Su importancia es manifiesta: está situada en medio de los golfos de Urabá en Antioquia y Morrosquillo en Sucre, hace parte del área del Gran Urabá (integrado por los Urabá antioqueño, chocoano y cordobés) con gran potencial agropecuario, agroindustrial, industrial, turístico y en general exportador y su topografía e infraestructura no requiere de grandes inversiones para ser viable.
A pesar de tantas ventajas la zona es de las más pobres del departamento, tradicionalmente discriminada por ser el 75% de su población negra y olvidada por todos los gobiernos departamentales y nacionales.
El 75% del suelo está sembrado con pasto para ganadería extensiva y en los cultivos sobresale el plátano, la mayor actividad económica generadora de empleo y seguridad alimentaria con un mínimo apoyo estatal para una explotación adecuada y rentable. Le siguen en orden el maíz, yuca, arroz y coco. En la pesca marina artesanal se destacan la sierra, róbalo, barbudo, tiburón, mero, chino, ronco, jurel, cojinúa, barracuda, pargo rojo, saltona, medregal, bacalao y raya.
La principal fuente hidrográfica es el río Canalete, le siguen otros más pequeños como Broqueles, Córdoba y Mangle, además de caños, arroyos, quebradas y el complejo cenagoso estuarino en la desembocadura del río Sinú. Estos recursos han permitido el desarrollo de un turismo incipiente con ausencia de servicios básicos. A ellos se les suman volcanes de lodo, cercanía a las islas Tortuguilla, Fuerte y San Bernardo y realización de festivales como el bullerengue y las fiestas del mar.

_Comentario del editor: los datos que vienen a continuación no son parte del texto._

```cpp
int init_node_bf16_attributes() {
  const void* fns[] = {reinterpret_cast<const void*>(&node_post_bf16_kernel<2>),
                       reinterpret_cast<const void*>(&node_post_bf16_kernel<kPostMaxOB>),
                       reinterpret_cast<const void*>(&node_post_bf16_kernel<2, f16x8, true>),
                       reinterpret_cast<const void*>(&node_post_bf16_kernel<2, bf16x8, false, true>),
                       reinterpret_cast<const void*>(&node_post_bf16_kernel<2, f16x8, true, true>)};
  for (const void* f : fns) EGNN_HIP(hipFuncSetAttribute(f, hipFuncAttributeMaxDynamicSharedMemorySize, 160 * 1024));
  return EGNN_OK;
}

bool node_post_bf16_supported(const PostParams& q) {
  return q.w1h_bf16 && q.w2h_bf16p && q.WhP % 128 == 0 && q.HP / 32 <= kPostMaxOB && q.K1Q / 16 <= kMaxKS1 &&
         nb_smem_bytes(q.K1Q, q.HP / 32) + (kNodes + kThreadsN) * 4 <= 160 * 1024;
}

bool node_post_split_supported(const PostParams& q) {
  return q.w1h_lo && q.w2h_lo && q.w1h_bf16 && q.w2h_bf16p && q.HP <= 64 && q.H + q.MP > kSplitK / 2 && q.H + q.MP <= kSplitK &&
         q.WhP % 128 == 0 && nb_smem_bytes(kSplitK, q.HP / 32, true) + (kNodes + kThreadsN) * 4 <= 80 * 1024;
}
int node_post_split_k() { return kSplitK; }

int launch_node_post_finish(int N, int H, int hs, const float* partial, const float* b2h, float* h_out, hipStream_t st) {
  hipLaunchKernelGGL(node_post_finish_kernel, dim3((N * H + 255) / 256), dim3(256), 0, st, N, H, hs, partial, b2h, h_out);
  EGNN_HIP(hipGetLastError());
  return EGNN_OK;
}

int launch_node_post_bf16(const PostParams& q, hipStream_t st, bool split, bool defer_finish, int* hs_out) {
  const int tiles = (q.N + kNodes - 1) / kNodes;
  int hs = 1;
  if (q.h_partial && tiles * 8 <= 256 && (q.WhP / 32) % 32 == 0) hs = 8;
  const dim3 grid(tiles, hs);
  const size_t sm = nb_smem_bytes(split ? kSplitK : q.K1Q, q.HP / 32, split) + (kNodes + kThreadsN) * 4;
  const bool hsk = hs > 1 && q.N >= kNodes;
  if (split) {
    if (hsk) hipLaunchKernelGGL((node_post_bf16_kernel<2, f16x8, true, true>), grid, dim3(kThreadsN), sm, st, q);
    else hipLaunchKernelGGL((node_post_bf16_kernel<2, f16x8, true>), grid, dim3(kThreadsN), sm, st, q);
  } else if (hsk && q.HP <= 64) {
    hipLaunchKernelGGL((node_post_bf16_kernel<2, bf16x8, false, true>), grid, dim3(kThreadsN), sm, st, q);
  } else if (q.HP <= 64) hipLaunchKernelGGL(node_post_bf16_kernel<2>, grid, dim3(kThreadsN), sm, st, q);
  else hipLaunchKernelGGL(node_post_bf16_kernel<kPostMaxOB>, grid, dim3(kThreadsN), sm, st, q);
  if (hs_out) *hs_out = hs;
  if (hs > 1 && !defer_finish)
    hipLaunchKernelGGL(node_post_finish_kernel, dim3((q.N * q.H + 255) / 256), dim3(256), 0, st, q.N, q.H, hs, q.h_partial,
                       q.b2h, q.h_out);
  EGNN_HIP(hipGetLastError());
  return EGNN_OK;
}

}
```

Baseline: 1.715 million atoms*denoise-steps/s.

## Widen node-pre tile to 64 nodes and vectorize/hoist node-post gathers

The node-pre hi/lo GEMM gains a WIDE variant in which each workgroup covers 64 nodes, so every loaded weight fragment is reused across two 32-row tiles, and h is loaded with 16-byte vector reads. The node-post kernel gains gather modes that hoist row_ptr, coordinate and graph-norm loads ahead of the main gather, issue them early so their latency overlaps, and use float4 vector gathers when alignment allows. Both paths are on by default and can be turned off with EGNN_NODE_GATHER=0. The cost is higher register pressure and more template variants, which may reduce occupancy.

Result: no change. 1.716 million atoms*denoise-steps/s, median of 4 (+0.0%).

```diff
diff --git a/diffusion_model_amd/csrc/egnn_forward.hip b/diffusion_model_amd/csrc/egnn_forward.hip
--- a/diffusion_model_amd/csrc/egnn_forward.hip
+++ b/diffusion_model_amd/csrc/egnn_forward.hip
@@ -116,7 +116,7 @@
 
 
 constexpr int kPre3Nodes = kHiloNodes;
-template <int NBW>
+template <int NBW, bool WIDE = false>
 __global__ __launch_bounds__(kThreads) void node_pre_hilo_kernel(const float* __restrict__ h, int N, int H,
                                                                  const bf16x8* __restrict__ w1hl,
                                                                  const float* __restrict__ b1cat, int TC,
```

En la zona funcionó la Asociación de municipios del Caribe. Durante 11 años (1991-2002) fue la mejor experiencia en materia de asociación de municipios. Su plan de desarrollo fue ejemplo de desarrollo integral, visión futurista, participación ciudadana y gestión eficiente. Contenía, entre otros, la adecuación y construcción del eje carreteable que uniría toda la zona; capacitación, tecnificación y comercialización de la pesca marina artesanal, maricultura y acuicultura; construcción de un puerto de cabotaje; comercialización y manejo empresarial de la producción agrícola; elaboración de concentrados para la alimentación de especies menores; procesamiento de alimentos marinos poco comerciales; constitución de empresas dedicadas a la comercialización de frutas y hortalizas; recuperación de las fuentes de agua y organización de los juegos del Caribe cordobés.
Todo este potencial está amenazado desde hace algunos años por los grupos armados ilegales, viejos y nuevos, que han convertido la zona en área de conflicto sin posibilidad de solución a corto plazo.